At the pre-seed stage, startups typically raise ₹1 crore to ₹5 crore from angel investors and micro-VCs. Funding decisions at this stage are driven by technical feasibility, early validation through design partners, and the clarity of the problem being solved.

At the seed stage (₹5 crore to ₹20 crore), investors look for stronger signals—working prototypes, pilot deployments, and early customer traction. Increasingly, VCs are also evaluating the presence of a “data moat” and alignment with India’s digital public infrastructure when making investment decisions.

What Deep Tech VCs Scrutinise

Unlike SaaS-focused investing, deep tech vc in India goes beyond growth metrics to evaluate scientific and technical defensibility. Investors typically assess startups across the following dimensions:

Factor

Key Criteria

Why It Matters

Team

Strong technical background, research expertise

Builds credibility in high-risk innovation

Tech Moat

Proprietary datasets, patents, efficiency gains

Ensures sustained competitive advantage

Market

Large addressable opportunity in key sectors

Aligns with long-term enterprise demand

Traction

Pilot projects, early revenue signals

Demonstrates commercial viability

Risks

Regulatory barriers, compute access, scalability

Requires clear mitigation strategies

Ecosystem alliances are also playing a role in shaping this evaluation process, with increased emphasis on areas such as edge AI, applied intelligence, and real-world deployment.

Navigating Later Stages

As startups move into Series A and beyond (₹50 crore to ₹200 crore), the bar rises significantly. Investors expect clear evidence of commercialisation—typically in the form of revenue-generating pilots, repeat customers, and scalable deployment models.

Equally important is the ability to navigate the “valley of death”—the challenging transition from research and prototyping to full-scale production. This stage often requires both capital and strategic partnerships.

Large corporates and institutional investors are increasingly participating at this level, particularly in capital-intensive areas such as semiconductors, quantum computing, and advanced manufacturing. Global investors are also showing interest, although challenges around market readiness and commercial adoption persist in India.

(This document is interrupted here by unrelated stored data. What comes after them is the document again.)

+        if (it == it_first) { asm volatile("s_nop 0" :: "v"(n1[0][0]), "v"(n1[1][0]), "v"(n1[2][0]), "v"(n1[3][0])); FA_TICK(5); }
+#endif
+        if ((gi + 1) * FA_CT * 16 <= P.batch) fa_nu_utiles<NT, true>(P, G, n0, n1, ub, ue, ui, gi, lane, zout_s, dump);
+        else fa_nu_utiles<NT, false>(P, G, n0, n1, ub, ue, ui, gi, lane, zout_s, dump);
+#ifdef FW_TIMING
+        if (it == it_first) FA_TICK(6);
+#endif
+    }
+#ifdef FW_TIMING
+    if (s == s_begin + 2) FA_TICK_WAVE(wv);
+#endif
+    FA_TICK(3);
+    }
+}
diff --git a/mpc-sensorlessao_amd/csrc/fmpc_api.hip b/mpc-sensorlessao_amd/csrc/fmpc_api.hip
--- a/mpc-sensorlessao_amd/csrc/fmpc_api.hip
+++ b/mpc-sensorlessao_amd/csrc/fmpc_api.hip
@@ -929,7 +929,7 @@
     const size_t oK = push(O.K0t), ou = push(O.u0c), oE = push(O.Ec), oe = push(O.e), oEp = push(O.Epc), oep = push(O.ep), om = push(m12t), od = push(dx0T);
     h->fa_valid = 0;
     FmpcAffineOut AO;
-    size_t oA = 0, oAE = 0, oAEp = 0, oAl = 0, oAlp = 0, oAd = 0, oAG = 0, oAP = 0;
+    size_t oA = 0, oAE = 0, oAEp = 0, oAl = 0, oAlp = 0, oAd = 0, oAG = 0, oAP = 0, oAT = 0;
     bool fa_ok = !h->fa_disabled && 2 * n + 2 <= FA_KC;
     if (fa_ok) {
         FmpcAffineIn AI;
@@ -955,6 +955,11 @@
             std::vector<double> planw((AO.plan.size() * sizeof(FmpcNuStage) + sizeof(double) - 1) / sizeof(double), 0.0);
             memcpy(planw.data(), AO.plan.data(), AO.plan.size() * sizeof(FmpcNuStage));
             oAG = push(AO.imgG); oAP = push(planw);
+            std::vector<int> deal;
+            fmpc_host_nu_deal_tables(AO.plan, T, AO.nu_tiles, deal);
+            std::vector<double> dealw((deal.size() * sizeof(int) + sizeof(double) - 1) / sizeof(double), 0.0);
+            memcpy(dealw.data(), deal.data(), deal.size() * sizeof(int));
+            oAT = push(dealw);
         }
     }
     h->fl_valid = 0; h->fs_valid = 0;
@@ -987,6 +992,7 @@
         A.img = h->fm_pool + oA; A.imgE = h->fm_pool + oAE; A.imgEp = h->fm_pool + oAEp; A.elin = h->fm_pool + oAl; A.eplin = h->fm_pool + oAlp; A.dump = h->fm_pool + oAd;
         if (!AO.imgG.empty()) {
             A.imgG = h->fm_pool + oAG; A.plan = (const int*)(h->fm_pool + oAP); A.jbase = AO.jbase; A.nu_work = fmpc_host_nu_work(AO.plan);
+            A.deal_all = (const int*)(h->fm_pool + oAT);
         }
         A.dx0T = P.dx0T; A.e0 = O.e0; A.ep0 = O.ep0; A.normE = O.normE; A.norme = O.norme; A.normEp = O.normEp; A.normep = O.normep; A.rd2_0 = h->pn_rd2_0;
         h->fa_valid = 1;
diff --git a/mpc-sensorlessao_amd/csrc/fmpc_host.cpp b/mpc-sensorlessao_amd/csrc/fmpc_host.cpp
--- a/mpc-sensorlessao_amd/csrc/fmpc_host.cpp
+++ b/mpc-sensorlessao_amd/csrc/fmpc_host.cpp
@@ -918,6 +918,97 @@
     return parts == 1 && W >= 1 && T > W - 1 && T % W != 0 ? W - 1 : 0;
 }
 
+namespace {
+struct NuDealItem { int jt, ub, ue, ui; std::vector<int> d; bool keep; };
+int nu_deal_load(const std::vector<NuDealItem>& L) {
+    int w = 0;
+    for (const NuDealItem& I : L) w += 7 * (I.ue - I.ub) + 14 * (int)I.d.size() + (I.ue > I.ub ? 28 : 0);
+    return w;
+}
+bool nu_deal_move(std::vector<std::vector<NuDealItem>>& Wv, int* maxload) {
+    const int W = (int)Wv.size();
+    std::vector<int> load(W);
+    int mx = 0, lo = 0;
+    for (int w = 0; w < W; ++w) { load[w] = nu_deal_load(Wv[w]); if (load[w] > mx) mx = load[w]; if (load[w] < load[lo]) lo = w; }
+    *maxload = mx;
+    for (int h = 0; h < W; ++h) {
+        if (load[h] != mx || h == lo) continue;
+        for (int k = (int)Wv[h].size() - 1; k >= 0; --k) {
+            NuDealItem& I = Wv[h][k];
+            if (I.keep || I.d.empty()) continue;
+            if (load[lo] + 14 >= load[h]) return false;
+            const int id = I.d.back();
+            I.d.pop_back();
+            if (!Wv[lo].empty() && !Wv[lo].back().keep) Wv[lo].back().d.push_back(id);
+            else Wv[lo].push_back(NuDealItem{-1, 0, 0, 0, std::vector<int>(1, id), false});
+            return true;
+        }
+    }
+    return false;
+}
+void nu_deal_start(const std::vector<FmpcNuStage>& plan, int T, int W, int nu_out_tiles, std::vector<std::vector<NuDealItem>>& Wv) {
+    const int parts = fmpc_host_nu_parts(T, fmpc_host_nu_work(plan), W), swap = fmpc_host_nu_swap(T, parts, W);
+    const int nst = T * parts, nitems = nst + (nu_out_tiles + 3) / 4;
+    const int tiles = plan[T - 1].tb + plan[T - 1].nu + plan[T - 1].nd;
+    Wv.assign(W, std::vector<NuDealItem>());
+    for (int it = 0; it < nitems; ++it) {
+        NuDealItem I{-1, 0, 0, 0, std::vector<int>(), false};
+        if (it < nst) {
+            const int js = it / parts, part = it - js * parts;
+            const int j = js == swap ? 0 : (js == 0 ? swap : js);
+            const FmpcNuStage& S = plan[j];
+            const int u0 = FMPC_NU_CUT(S.nu, part, parts);
+            I.ub = S.tb + u0; I.ue = S.tb + FMPC_NU_CUT(S.nu, part + 1, parts); I.ui = S.ub + u0;
+            for (int t = S.tb + S.nu + FMPC_NU_CUT(S.nd, part, parts); t < S.tb + S.nu + FMPC_NU_CUT(S.nd, part + 1, parts); ++t) I.d.push_back(t);
+            if (I.ue > I.ub) I.jt = 2 * (j - 1);
+            else I.ub = I.ue = I.ui = 0;
+            I.keep = j == 0;
+        } else
+            for (int t = tiles + 4 * (it - nst); t < tiles + 4 * (it - nst) + 4 && t < tiles + nu_out_tiles; ++t) I.d.push_back(t);
+        Wv[it % W].push_back(I);
+    }
+}
+}
+
+void fmpc_host_nu_deal(const std::vector<FmpcNuStage>& plan, int T, int W, int nu_out_tiles, FmpcNuDeal& out) {
+    out.wave.assign(W > 0 ? W + 1 : 1, 0); out.items.clear(); out.ids.clear();
+    if (T < 1 || W < 1 || (int)plan.size() < T) return;
+    if (nu_out_tiles < 0) nu_out_tiles = 0;
+    std::vector<std::vector<NuDealItem>> Wv;
+    nu_deal_start(plan, T, W, nu_out_tiles, Wv);
+    std::vector<int> before;
+    int mx = 0;
+    while (nu_deal_move(Wv, &mx)) before.push_back(mx);
+    size_t moves = 0;
+    while (moves < before.size() && before[moves] > mx) ++moves;
+    nu_deal_start(plan, T, W, nu_out_tiles, Wv);
+    for (size_t k = 0; k < moves; ++k) nu_deal_move(Wv, &mx);
+    for (int w = 0; w < W; ++w) {
+        out.wave[w] = (int)out.items.size();
+        for (const NuDealItem& I : Wv[w]) {
+            if (I.ue <= I.ub && I.d.empty()) continue;
+            out.items.push_back(FmpcNuDealItem{I.jt, I.ub, I.ue, I.ui, (int)out.ids.size(), (int)(out.ids.size() + I.d.size())});
+            out.ids.insert(out.ids.end(), I.d.begin(), I.d.end());
+        }
+    }
+    out.wave[W] = (int)out.items.size();
+}
+
+void fmpc_host_nu_deal_tables(const std::vector<FmpcNuStage>& plan, int T, int nu_tiles, std::vector<int>& blob) {
+    blob.assign(2 * FMPC_NU_DEAL_WPG, 0);
+    if (T < 1 || (int)plan.size() < T) return;
+    for (int wpg = 1; wpg <= FMPC_NU_DEAL_WPG; ++wpg)
+        for (int nu = 0; nu < 2; ++nu) {
+            FmpcNuDeal D;
+            fmpc_host_nu_deal(plan, T, 4 * wpg, nu ? nu_tiles : 0, D);
+            const int base = (int)blob.size(), off = (int)D.wave.size() + 6 * (int)D.items.size();
+            blob[2 * (wpg - 1) + nu] = base;
+            blob.insert(blob.end(), D.wave.begin(), D.wave.end());
+            for (const FmpcNuDealItem& I : D.items) { const int v[6] = {I.jt, I.ub, I.ue, I.ui, off + I.d0, off + I.d1}; blob.insert(blob.end(), v, v + 6); }
+            blob.insert(blob.end(), D.ids.begin(), D.ids.end());
+        }
+}
+
 extern "C" int fmpc_debug_plan_nu(int m, int n, int T, int W, int* plan4, int* parts, int* swap) {
     if (m < 1 || n < 1 || T < 1 || !plan4) return -1;
     std::vector<FmpcNuStage> plan;
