@@ -2167,6 +2265,7 @@
     PGX_HIP(d_counters.alloc(C_COUNT * 4));
     PGX_HIP(d_visits.alloc(8));
     if (overlap) PGX_HIP(d_counters2.alloc(C_COUNT * 4));
+    PGX_HIP(d_slow.alloc(((size_t)n_in + 1) * 4));
     {
         ClearArgs ca{};
         auto seg = [&](DevBuf &b, size_t words) { ca.p[ca.n] = b.as<uint32_t>(); ca.words[ca.n] = (uint32_t)words; ++ca.n; };
@@ -2175,13 +2274,14 @@
         seg(d_counters, C_COUNT);
         seg(d_visits, 2);
         if (overlap) seg(d_counters2, C_COUNT);
+        seg(d_slow, 1);
         ca.one = d_idx.as<uint32_t>();
         clear_kernel<<<1024, 256, 0, st>>>(ca);
         LAUNCH_CHECK();
     }
     {
         ProfScope prof(ctx, "seq_len_kernel", st);
-        seq_len_kernel<<<(n_in + 3) / 4, 256, 0, st>>>(d_residues, d_offsets, n_in, total_in, d_in_len.as<uint32_t>());
+        seq_len_kernel<<<(n_in + 256 / kLenGroup - 1) / (256 / kLenGroup), 256, 0, st>>>(d_residues, d_offsets, n_in, total_in, d_in_len.as<uint32_t>());
         len_hist_kernel<<<std::min(64u, (n_in + 1023u) / 1024u), 1024, 0, st>>>(d_in_len.as<uint32_t>(), n_in, P->min_length,
                                                                                d_hist.as<uint32_t>());
     }
@@ -2407,14 +2507,39 @@
         LAUNCH_CHECK();
     }
     {
-        ProfScope prof(ctx, "encode_gather_kernel", st);
-        encode_gather_kernel<<<(n + 3) / 4, 256, 0, st>>>(d_residues, d_offsets, d_order.as<uint32_t>(),
-                                                          d_off.as<uint64_t>(), d_res.as<uint8_t>(), n, nt ? 1 : 0);
-        if (both)
-            revcomp_kernel<<<(n + 3) / 4, 256, 0, st>>>(d_res.as<uint8_t>(), d_off.as<uint64_t>(),
-                                                        d_len.as<uint32_t>(), n);
-        pack5_kernel<<<(nv + 3) / 4, 256, 0, st>>>(d_res.as<uint8_t>(), d_off.as<uint64_t>(), d_len.as<uint32_t>(),
-                                                   d_pkoff.as<uint32_t>(), nv, d_pk.as<uint32_t>());
+        ProfScope prof(ctx, "encode_pack_kernel", st);
+        EncTable tab{};
+        for (uint32_t c = 0; c < 26; ++c) {
+            const char up = (char)('A' + c);
+            const uint32_t idx = nt ? (up == 'A' ? 0u : up == 'C' ? 1u : up == 'G' ? 2u : (up == 'T' || up == 'U') ? 3u : 4u)
+                                    : (uint32_t)kAa2Idx[c];
+            tab.t[c >> 2] |= idx << (8u * (c & 3u));
+        }
+        const uint32_t k16 = max_len > kEncLen16 ? run_pos[max_len - kEncLen16] : 0u, k8 = max_len > kEncLen8 ? run_pos[max_len - kEncLen8] : 0u;
+        uint8_t *const r8 = d_res.as<uint8_t>();
+        uint32_t *const pk32 = d_pk.as<uint32_t>(), *const slow = d_slow.as<uint32_t>();
+        if (k16)
+            encode_pack_kernel<64><<<(k16 + 3) / 4, 256, 0, st>>>(d_residues, d_offsets, total_in, d_order.as<uint32_t>(),
+                                                                  d_off.as<uint64_t>(), d_len.as<uint32_t>(), d_pkoff.as<uint32_t>(),
+                                                                  0u, k16, tab, r8, pk32, slow);
+        if (k8 > k16)
+            encode_pack_kernel<16><<<(k8 - k16 + 15) / 16, 256, 0, st>>>(d_residues, d_offsets, total_in, d_order.as<uint32_t>(),
+                                                                        d_off.as<uint64_t>(), d_len.as<uint32_t>(), d_pkoff.as<uint32_t>(),
+                                                                        k16, k8, tab, r8, pk32, slow);
+        if (n > k8)
+            encode_pack_kernel<8><<<(n - k8 + 31) / 32, 256, 0, st>>>(d_residues, d_offsets, total_in, d_order.as<uint32_t>(),
+                                                                     d_off.as<uint64_t>(), d_len.as<uint32_t>(), d_pkoff.as<uint32_t>(),
+                                                                     k8, n, tab, r8, pk32, slow);
+        const uint32_t slow_grid = std::min(256u, (n + 3) / 4);
+        encode_gather_kernel<<<slow_grid, 256, 0, st>>>(d_residues, d_offsets, d_order.as<uint32_t>(), d_off.as<uint64_t>(), r8,
+                                                        slow, nt ? 1 : 0);
+        if (both) {
+            revcomp_kernel<<<(n + 3) / 4, 256, 0, st>>>(r8, d_off.as<uint64_t>(), d_len.as<uint32_t>(), n);
+            pack5_kernel<<<std::min(2048u, (n + 3) / 4), 256, 0, st>>>(r8, d_off.as<uint64_t>(), d_len.as<uint32_t>(),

Firms like Boundless are increasingly focusing on this segment—backing deep tech AI startups that demonstrate strong technical differentiation along with a clear path to global scalability.

Challenges in the Funding Landscape

Despite strong momentum, deep tech funding in India faces structural challenges. The number of funding rounds has moderated in recent periods, reflecting a more cautious investment environment.

Startups often encounter hurdles related to intellectual property, long development cycles, and the need for patient capital—factors that can deter traditional venture investors seeking faster returns.

One way founders are addressing this is through strategic capital sequencing—combining grants, early-stage equity, and milestone-based funding to minimise dilution while extending runway.

Real-World Funding Momentum

Several startups have successfully navigated this journey—leveraging a mix of early-stage funding, venture capital, and ecosystem support to scale their innovations.

At a broader level, continued capital commitments towards AI and deep tech signal sustained momentum for the sector heading into the next phase of growth.

Strategies for Founders

For founders, raising capital in deep tech requires a nuanced approach. Early-stage pitches should emphasise vision, technical depth, and long-term potential, while later-stage conversations must focus on execution, scalability, and commercial traction.

Building early intellectual property, leveraging India’s digital infrastructure, and engaging with the broader ecosystem can significantly improve funding outcomes. At the same time, patience remains critical—deep tech success is often measured over longer time horizons.